▸ **Problem**
Pull every line holding the word "delete" from the data below and copy it.

Collected data:
##########
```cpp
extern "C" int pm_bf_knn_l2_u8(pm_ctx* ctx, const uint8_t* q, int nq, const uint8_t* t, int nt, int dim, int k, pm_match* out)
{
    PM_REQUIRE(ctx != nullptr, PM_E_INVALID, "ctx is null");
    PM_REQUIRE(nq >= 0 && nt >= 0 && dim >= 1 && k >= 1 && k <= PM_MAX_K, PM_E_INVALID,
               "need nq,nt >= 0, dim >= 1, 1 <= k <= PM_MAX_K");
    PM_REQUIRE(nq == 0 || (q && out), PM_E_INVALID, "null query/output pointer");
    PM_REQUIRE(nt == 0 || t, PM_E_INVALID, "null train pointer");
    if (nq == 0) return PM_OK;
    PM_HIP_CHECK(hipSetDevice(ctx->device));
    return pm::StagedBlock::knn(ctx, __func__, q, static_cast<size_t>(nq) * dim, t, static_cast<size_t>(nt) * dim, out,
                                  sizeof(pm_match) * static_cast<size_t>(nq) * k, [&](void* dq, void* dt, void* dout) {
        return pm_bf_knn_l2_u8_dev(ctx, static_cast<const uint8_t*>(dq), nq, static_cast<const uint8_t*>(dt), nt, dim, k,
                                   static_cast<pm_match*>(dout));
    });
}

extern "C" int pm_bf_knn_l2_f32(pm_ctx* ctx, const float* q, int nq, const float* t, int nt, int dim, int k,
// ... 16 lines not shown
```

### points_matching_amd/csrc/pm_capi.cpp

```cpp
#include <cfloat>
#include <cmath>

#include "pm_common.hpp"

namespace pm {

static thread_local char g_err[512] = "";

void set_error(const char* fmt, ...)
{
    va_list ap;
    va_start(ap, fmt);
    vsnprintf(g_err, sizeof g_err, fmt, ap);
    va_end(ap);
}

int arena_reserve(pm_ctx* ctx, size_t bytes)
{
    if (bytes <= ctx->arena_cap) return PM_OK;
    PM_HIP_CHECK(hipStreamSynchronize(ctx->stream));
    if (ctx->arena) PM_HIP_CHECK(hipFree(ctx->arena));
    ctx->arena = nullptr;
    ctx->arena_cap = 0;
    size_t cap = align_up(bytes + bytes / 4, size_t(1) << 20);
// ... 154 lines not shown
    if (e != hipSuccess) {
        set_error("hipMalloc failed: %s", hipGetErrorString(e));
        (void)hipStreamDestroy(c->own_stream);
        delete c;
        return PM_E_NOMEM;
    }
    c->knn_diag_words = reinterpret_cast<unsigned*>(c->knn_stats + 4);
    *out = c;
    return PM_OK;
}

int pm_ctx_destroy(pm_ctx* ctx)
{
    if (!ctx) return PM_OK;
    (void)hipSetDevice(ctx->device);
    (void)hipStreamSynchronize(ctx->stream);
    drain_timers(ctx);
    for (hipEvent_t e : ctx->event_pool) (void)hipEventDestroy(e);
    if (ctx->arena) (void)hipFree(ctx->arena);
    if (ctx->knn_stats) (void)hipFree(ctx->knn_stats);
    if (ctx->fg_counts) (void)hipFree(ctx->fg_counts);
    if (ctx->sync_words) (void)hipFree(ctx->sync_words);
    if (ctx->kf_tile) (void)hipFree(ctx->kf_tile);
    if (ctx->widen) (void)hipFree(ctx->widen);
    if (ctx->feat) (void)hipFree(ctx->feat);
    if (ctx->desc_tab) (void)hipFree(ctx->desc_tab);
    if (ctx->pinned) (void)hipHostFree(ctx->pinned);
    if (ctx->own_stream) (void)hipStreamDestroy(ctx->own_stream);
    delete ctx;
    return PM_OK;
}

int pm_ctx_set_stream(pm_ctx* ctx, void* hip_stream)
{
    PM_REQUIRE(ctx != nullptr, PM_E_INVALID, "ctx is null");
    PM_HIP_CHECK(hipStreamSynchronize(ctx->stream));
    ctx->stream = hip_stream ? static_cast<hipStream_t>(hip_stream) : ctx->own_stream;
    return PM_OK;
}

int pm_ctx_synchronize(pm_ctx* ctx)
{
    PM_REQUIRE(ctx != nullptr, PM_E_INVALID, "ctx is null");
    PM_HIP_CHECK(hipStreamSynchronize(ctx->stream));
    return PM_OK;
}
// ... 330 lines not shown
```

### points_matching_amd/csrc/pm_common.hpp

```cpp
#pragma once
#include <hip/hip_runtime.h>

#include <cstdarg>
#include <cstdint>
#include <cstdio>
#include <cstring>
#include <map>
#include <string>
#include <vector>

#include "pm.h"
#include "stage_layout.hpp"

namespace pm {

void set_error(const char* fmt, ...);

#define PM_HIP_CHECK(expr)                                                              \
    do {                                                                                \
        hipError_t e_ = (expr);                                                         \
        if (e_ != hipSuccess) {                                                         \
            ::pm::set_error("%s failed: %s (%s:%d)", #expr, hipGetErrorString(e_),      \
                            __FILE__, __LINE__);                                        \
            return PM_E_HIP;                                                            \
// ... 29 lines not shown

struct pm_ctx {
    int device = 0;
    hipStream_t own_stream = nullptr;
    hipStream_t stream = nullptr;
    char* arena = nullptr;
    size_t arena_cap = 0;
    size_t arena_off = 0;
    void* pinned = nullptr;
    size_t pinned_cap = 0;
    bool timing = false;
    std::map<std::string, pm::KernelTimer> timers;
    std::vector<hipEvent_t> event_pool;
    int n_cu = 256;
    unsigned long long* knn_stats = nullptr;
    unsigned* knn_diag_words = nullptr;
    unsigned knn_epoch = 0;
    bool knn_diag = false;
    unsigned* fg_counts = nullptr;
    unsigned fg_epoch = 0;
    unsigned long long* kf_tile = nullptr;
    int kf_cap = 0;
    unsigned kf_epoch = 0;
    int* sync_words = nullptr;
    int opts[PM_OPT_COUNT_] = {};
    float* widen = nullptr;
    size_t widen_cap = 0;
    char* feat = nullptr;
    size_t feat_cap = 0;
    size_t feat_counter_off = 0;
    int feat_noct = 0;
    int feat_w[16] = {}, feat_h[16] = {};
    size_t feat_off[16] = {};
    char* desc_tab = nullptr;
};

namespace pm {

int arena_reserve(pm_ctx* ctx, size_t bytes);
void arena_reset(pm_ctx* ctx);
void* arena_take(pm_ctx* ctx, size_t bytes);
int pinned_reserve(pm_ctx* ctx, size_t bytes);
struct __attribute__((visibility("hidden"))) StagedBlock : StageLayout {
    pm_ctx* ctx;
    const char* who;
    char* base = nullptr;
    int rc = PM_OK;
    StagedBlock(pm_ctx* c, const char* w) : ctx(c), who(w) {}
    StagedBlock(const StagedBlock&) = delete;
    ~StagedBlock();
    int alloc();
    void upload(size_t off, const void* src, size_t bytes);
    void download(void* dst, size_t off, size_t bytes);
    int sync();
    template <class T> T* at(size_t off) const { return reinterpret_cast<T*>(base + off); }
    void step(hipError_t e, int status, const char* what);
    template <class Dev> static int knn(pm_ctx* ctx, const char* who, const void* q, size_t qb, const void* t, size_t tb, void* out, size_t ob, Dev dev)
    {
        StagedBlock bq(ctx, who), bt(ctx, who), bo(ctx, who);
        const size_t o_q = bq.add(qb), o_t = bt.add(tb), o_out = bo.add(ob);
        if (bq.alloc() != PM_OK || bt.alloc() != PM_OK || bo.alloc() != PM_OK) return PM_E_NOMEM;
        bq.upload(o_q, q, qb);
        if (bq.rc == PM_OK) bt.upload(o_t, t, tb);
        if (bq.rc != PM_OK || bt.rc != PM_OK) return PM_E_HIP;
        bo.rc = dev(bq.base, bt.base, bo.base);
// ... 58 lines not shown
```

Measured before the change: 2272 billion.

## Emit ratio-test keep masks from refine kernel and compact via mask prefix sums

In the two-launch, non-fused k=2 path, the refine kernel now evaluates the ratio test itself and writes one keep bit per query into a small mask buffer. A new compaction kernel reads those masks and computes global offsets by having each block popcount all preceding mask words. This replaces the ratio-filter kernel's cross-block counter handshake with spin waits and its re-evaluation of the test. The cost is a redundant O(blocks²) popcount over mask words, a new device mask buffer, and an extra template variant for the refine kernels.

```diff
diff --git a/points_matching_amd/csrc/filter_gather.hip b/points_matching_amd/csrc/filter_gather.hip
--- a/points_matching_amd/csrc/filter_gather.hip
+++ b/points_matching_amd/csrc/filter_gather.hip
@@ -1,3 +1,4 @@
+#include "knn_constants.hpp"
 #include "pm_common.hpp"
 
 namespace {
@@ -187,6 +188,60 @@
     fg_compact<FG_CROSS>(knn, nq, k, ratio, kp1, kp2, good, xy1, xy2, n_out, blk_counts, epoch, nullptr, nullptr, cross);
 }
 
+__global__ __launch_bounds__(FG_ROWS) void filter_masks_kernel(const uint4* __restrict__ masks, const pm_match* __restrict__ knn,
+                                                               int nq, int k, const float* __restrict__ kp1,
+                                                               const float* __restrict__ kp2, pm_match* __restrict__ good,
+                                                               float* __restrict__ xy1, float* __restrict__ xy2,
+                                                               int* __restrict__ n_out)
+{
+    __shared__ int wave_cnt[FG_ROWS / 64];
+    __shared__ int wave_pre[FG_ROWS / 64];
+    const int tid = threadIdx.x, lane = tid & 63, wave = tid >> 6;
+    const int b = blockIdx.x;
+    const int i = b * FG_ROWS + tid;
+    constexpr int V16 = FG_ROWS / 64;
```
##########
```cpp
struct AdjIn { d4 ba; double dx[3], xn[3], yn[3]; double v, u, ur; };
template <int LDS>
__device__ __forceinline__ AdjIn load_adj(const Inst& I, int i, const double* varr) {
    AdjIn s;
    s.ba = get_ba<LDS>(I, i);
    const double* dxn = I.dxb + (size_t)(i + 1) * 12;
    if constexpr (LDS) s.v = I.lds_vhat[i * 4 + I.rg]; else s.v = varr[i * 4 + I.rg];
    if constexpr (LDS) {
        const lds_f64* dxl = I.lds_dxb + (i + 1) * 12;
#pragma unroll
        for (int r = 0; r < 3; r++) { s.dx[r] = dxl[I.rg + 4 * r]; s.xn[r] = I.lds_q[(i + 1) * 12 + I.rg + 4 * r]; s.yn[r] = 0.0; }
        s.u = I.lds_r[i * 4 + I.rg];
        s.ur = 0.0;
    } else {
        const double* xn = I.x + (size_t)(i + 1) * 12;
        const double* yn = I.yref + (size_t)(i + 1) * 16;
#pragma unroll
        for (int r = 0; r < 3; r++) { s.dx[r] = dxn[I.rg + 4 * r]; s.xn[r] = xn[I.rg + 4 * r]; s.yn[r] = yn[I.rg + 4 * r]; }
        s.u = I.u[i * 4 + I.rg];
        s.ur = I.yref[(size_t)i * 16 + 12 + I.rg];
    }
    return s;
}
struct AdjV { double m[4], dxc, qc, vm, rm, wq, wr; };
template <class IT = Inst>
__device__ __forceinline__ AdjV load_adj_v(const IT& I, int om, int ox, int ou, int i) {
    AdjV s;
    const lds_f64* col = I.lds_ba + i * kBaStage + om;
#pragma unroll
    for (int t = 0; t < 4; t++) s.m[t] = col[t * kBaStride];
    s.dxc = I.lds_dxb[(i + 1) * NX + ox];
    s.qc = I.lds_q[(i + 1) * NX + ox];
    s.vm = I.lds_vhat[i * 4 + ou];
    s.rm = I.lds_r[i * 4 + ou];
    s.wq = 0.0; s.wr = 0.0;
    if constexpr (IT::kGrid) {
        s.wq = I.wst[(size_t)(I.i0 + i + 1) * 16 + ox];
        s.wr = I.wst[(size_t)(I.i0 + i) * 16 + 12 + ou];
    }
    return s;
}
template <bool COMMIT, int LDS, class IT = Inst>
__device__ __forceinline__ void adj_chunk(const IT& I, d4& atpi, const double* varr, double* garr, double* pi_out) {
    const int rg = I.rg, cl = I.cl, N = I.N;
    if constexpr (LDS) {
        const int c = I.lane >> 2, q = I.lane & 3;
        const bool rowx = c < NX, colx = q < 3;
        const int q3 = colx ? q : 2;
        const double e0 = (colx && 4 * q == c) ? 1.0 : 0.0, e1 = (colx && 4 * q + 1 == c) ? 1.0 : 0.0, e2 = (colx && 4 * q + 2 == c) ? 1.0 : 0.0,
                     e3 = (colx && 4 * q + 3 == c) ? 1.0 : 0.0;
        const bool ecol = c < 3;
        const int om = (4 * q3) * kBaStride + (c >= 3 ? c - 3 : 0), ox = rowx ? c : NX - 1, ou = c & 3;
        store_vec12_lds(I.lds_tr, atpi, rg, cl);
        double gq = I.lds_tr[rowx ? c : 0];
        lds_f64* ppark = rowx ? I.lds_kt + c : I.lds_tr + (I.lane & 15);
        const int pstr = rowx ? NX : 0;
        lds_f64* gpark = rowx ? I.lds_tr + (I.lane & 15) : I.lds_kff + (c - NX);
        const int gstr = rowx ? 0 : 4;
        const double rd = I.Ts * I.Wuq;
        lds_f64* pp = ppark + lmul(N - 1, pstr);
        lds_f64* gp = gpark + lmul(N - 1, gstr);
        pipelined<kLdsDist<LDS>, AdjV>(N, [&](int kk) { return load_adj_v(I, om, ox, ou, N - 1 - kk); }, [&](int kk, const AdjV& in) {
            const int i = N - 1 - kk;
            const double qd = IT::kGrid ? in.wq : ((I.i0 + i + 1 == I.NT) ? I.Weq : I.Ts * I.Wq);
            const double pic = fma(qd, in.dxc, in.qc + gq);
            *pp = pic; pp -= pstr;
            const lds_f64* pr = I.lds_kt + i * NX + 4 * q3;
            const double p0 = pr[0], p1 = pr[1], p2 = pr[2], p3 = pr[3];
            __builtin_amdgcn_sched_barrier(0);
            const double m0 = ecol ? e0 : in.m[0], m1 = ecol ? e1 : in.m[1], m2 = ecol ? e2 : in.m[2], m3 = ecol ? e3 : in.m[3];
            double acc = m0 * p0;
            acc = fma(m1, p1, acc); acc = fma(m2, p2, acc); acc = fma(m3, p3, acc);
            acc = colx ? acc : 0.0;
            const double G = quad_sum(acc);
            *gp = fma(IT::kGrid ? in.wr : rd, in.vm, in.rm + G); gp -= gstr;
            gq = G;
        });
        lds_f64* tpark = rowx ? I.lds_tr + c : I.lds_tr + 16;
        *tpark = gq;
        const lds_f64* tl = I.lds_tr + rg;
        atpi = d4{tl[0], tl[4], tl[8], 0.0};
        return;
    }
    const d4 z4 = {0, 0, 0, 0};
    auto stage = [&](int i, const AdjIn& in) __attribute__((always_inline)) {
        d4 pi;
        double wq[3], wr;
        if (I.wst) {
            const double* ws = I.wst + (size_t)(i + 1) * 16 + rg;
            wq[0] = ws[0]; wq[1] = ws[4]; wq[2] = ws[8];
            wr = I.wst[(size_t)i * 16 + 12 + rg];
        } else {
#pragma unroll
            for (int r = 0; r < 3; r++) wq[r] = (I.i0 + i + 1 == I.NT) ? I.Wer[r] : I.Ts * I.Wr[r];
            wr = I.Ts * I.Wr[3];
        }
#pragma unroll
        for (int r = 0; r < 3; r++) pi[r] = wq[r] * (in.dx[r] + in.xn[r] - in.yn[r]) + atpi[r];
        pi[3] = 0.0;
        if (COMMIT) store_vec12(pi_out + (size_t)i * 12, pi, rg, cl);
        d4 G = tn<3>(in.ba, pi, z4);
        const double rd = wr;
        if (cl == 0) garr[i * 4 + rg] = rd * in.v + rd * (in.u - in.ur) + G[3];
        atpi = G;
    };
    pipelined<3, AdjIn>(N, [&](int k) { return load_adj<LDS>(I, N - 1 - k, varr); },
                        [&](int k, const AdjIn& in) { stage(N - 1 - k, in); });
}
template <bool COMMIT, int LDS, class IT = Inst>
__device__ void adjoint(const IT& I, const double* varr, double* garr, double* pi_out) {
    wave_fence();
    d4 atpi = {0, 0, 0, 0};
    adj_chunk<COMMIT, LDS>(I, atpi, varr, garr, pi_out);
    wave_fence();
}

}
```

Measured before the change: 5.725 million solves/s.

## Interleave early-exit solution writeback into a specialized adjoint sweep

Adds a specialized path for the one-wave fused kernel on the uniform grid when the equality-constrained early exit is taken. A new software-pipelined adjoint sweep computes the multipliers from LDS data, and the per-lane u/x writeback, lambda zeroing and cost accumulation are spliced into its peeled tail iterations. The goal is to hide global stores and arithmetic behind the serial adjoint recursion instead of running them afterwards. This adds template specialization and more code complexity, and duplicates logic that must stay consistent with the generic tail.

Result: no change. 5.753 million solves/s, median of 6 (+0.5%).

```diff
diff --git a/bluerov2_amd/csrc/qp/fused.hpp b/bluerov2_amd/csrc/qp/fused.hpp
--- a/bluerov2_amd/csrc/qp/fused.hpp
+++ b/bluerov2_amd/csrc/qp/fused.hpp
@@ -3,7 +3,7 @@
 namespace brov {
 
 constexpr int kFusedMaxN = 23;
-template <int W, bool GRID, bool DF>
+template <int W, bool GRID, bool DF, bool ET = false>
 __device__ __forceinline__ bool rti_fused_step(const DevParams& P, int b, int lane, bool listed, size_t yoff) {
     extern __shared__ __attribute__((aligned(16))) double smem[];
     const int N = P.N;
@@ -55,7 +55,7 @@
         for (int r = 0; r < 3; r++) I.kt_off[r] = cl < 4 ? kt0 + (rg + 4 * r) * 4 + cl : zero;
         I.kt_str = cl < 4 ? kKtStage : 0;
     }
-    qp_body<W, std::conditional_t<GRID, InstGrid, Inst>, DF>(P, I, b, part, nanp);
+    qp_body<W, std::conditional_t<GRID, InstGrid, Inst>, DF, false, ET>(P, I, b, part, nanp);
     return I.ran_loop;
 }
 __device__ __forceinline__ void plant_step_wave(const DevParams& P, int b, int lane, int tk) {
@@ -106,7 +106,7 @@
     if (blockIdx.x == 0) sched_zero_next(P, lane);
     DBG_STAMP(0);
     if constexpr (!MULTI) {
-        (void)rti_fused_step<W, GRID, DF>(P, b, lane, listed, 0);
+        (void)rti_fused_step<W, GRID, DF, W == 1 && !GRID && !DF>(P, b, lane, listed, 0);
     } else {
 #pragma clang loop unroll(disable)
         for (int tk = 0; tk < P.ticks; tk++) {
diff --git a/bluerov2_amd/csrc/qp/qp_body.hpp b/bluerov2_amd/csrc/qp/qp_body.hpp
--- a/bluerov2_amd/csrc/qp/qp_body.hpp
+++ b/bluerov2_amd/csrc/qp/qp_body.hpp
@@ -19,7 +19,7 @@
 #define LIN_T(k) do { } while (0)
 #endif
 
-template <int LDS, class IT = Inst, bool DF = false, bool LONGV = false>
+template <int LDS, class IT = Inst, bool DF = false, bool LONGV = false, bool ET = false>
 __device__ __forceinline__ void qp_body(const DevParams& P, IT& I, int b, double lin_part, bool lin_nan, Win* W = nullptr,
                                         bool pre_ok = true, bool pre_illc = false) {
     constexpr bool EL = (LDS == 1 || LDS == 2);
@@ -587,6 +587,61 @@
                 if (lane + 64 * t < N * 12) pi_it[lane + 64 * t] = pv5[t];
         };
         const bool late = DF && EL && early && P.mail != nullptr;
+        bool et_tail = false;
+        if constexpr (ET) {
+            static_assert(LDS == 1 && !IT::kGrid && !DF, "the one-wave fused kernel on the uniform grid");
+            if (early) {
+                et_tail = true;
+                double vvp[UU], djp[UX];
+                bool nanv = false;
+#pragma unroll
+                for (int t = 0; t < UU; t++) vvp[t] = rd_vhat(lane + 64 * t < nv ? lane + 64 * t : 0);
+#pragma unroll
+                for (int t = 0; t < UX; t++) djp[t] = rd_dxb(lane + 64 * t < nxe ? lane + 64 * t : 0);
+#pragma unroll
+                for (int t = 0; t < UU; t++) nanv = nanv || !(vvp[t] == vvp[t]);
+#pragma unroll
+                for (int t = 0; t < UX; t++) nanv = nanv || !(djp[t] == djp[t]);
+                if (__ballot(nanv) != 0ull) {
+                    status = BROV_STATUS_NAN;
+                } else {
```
##########
▸ **Output of the exercise**
        delete c;
    delete ctx;
    StagedBlock(const StagedBlock&) = delete;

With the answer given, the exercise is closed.